───── Information provided

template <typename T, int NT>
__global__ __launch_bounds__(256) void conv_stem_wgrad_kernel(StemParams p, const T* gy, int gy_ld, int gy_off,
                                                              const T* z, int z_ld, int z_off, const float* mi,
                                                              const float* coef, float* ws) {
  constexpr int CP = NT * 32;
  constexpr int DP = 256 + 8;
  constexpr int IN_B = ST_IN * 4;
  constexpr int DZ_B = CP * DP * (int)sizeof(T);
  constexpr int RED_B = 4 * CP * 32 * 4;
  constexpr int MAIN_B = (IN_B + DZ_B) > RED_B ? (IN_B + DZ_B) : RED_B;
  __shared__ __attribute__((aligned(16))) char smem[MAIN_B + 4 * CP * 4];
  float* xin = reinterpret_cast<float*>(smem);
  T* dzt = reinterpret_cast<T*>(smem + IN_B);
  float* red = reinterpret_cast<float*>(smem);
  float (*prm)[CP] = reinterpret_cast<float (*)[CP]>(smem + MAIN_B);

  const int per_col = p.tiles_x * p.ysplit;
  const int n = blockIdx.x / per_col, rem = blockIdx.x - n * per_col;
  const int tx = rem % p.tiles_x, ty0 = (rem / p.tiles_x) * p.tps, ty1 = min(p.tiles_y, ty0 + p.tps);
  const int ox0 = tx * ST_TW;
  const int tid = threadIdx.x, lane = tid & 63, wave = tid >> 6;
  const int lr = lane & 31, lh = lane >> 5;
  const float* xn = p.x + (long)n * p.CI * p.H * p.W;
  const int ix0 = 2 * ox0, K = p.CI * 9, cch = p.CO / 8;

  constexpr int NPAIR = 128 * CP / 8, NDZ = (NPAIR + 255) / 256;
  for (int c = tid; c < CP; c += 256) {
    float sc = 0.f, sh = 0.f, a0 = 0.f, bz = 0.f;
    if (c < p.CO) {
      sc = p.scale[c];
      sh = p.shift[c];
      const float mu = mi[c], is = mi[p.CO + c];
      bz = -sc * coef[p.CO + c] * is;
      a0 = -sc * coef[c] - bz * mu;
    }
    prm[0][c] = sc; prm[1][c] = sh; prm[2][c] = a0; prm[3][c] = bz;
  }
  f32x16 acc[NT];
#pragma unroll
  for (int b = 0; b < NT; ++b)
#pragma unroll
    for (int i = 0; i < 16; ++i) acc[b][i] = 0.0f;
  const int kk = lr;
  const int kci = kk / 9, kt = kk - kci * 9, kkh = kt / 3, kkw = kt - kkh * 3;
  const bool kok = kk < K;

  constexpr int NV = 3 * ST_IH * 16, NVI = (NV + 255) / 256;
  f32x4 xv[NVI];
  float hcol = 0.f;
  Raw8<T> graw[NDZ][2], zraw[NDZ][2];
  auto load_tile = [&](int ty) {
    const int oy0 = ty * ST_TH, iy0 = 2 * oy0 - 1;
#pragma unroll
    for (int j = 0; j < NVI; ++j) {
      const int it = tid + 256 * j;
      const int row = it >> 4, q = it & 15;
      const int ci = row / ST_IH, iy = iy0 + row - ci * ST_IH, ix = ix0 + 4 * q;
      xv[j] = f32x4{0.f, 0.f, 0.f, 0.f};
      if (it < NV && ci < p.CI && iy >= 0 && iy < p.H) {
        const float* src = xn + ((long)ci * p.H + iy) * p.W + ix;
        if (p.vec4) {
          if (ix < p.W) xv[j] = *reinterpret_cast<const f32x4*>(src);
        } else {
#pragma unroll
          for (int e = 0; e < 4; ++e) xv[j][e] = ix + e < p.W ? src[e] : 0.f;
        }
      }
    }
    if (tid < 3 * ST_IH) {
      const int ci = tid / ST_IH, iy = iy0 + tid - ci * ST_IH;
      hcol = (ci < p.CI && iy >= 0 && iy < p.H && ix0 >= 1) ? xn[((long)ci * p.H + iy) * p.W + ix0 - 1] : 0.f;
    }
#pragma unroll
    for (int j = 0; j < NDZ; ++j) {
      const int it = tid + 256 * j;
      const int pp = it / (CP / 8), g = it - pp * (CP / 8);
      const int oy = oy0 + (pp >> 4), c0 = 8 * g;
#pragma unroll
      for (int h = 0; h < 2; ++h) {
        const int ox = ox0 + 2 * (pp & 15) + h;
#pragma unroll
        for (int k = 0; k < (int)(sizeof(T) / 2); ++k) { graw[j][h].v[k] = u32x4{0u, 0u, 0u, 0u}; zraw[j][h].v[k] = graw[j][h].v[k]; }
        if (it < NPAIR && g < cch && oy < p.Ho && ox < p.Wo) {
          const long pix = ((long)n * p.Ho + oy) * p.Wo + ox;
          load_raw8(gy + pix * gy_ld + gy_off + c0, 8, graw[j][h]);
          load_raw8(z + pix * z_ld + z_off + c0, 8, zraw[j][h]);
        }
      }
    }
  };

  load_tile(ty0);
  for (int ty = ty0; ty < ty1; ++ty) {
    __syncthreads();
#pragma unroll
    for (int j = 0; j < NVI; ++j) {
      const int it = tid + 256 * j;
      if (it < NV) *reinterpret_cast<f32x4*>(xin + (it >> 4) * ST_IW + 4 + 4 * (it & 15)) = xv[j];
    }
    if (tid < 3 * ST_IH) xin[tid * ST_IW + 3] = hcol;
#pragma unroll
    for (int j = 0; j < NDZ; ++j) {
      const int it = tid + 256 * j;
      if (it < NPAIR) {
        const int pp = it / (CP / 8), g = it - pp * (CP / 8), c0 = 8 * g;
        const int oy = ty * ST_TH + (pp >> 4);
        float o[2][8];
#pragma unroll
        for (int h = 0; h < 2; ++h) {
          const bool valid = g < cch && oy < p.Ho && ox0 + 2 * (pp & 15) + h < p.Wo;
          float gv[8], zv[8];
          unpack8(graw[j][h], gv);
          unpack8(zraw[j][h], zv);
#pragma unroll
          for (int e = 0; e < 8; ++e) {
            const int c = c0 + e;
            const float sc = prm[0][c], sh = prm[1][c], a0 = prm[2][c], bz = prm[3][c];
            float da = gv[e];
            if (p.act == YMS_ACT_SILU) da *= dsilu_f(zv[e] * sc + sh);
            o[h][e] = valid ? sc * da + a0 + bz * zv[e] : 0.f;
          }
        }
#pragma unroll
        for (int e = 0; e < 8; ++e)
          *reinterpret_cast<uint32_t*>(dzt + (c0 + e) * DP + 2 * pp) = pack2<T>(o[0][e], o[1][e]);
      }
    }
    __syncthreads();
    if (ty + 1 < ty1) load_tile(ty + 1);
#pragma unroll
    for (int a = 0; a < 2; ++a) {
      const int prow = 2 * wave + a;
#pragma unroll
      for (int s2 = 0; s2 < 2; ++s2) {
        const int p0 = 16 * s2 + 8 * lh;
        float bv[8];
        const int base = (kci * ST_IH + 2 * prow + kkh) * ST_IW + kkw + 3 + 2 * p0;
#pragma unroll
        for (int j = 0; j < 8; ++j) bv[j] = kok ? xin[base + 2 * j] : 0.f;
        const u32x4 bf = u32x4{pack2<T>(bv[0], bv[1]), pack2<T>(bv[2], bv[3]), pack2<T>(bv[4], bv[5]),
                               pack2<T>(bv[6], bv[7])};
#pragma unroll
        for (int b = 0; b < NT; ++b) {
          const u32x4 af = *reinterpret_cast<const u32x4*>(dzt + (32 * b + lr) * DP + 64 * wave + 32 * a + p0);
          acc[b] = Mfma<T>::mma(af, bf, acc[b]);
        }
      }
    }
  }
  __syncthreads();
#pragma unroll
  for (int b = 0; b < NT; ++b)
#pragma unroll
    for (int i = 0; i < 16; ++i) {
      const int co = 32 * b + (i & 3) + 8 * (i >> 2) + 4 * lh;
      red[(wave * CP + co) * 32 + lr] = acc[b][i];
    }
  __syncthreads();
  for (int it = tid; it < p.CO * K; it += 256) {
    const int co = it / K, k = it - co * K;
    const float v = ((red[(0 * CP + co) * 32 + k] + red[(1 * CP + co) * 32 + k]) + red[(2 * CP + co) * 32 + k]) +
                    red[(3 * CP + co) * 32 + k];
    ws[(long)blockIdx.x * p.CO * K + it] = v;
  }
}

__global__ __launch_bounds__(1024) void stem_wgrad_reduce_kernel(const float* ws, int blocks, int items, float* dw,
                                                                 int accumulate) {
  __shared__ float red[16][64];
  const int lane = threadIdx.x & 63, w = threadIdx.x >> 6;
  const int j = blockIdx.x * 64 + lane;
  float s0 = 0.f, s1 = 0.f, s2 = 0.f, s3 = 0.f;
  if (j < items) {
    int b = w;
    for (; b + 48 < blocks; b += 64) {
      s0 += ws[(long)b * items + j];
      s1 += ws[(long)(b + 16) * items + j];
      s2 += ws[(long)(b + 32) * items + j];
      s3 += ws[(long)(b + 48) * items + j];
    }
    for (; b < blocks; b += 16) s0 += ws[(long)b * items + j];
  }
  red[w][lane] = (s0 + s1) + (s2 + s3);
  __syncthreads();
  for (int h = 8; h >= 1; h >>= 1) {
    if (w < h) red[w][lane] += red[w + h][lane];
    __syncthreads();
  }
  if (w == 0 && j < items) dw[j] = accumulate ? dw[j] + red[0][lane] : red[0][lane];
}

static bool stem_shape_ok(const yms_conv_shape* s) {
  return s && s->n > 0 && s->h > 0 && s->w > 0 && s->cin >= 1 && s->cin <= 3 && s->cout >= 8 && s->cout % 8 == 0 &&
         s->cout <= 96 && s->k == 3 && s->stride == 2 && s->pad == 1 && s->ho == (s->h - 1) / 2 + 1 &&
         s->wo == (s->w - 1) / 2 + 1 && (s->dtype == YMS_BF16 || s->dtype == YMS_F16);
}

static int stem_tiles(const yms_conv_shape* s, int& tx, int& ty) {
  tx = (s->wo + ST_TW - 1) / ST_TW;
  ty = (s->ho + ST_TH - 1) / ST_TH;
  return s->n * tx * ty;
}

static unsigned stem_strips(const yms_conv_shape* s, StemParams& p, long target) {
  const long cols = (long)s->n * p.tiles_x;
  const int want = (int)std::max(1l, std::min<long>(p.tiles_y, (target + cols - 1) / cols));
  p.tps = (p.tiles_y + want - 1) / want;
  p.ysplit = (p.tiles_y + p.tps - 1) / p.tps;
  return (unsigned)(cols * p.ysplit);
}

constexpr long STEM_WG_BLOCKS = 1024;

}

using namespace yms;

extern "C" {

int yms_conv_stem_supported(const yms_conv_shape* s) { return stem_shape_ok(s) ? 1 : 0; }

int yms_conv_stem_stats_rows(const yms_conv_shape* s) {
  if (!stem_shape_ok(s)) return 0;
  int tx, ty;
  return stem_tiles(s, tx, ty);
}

──────────

**Work instruction:**
Where does the string "StemParams" occur in the material? Copy every line where it does.

**Written solution:**
__global__ __launch_bounds__(256) void conv_stem_wgrad_kernel(StemParams p, const T* gy, int gy_ld, int gy_off,
static unsigned stem_strips(const yms_conv_shape* s, StemParams& p, long target) {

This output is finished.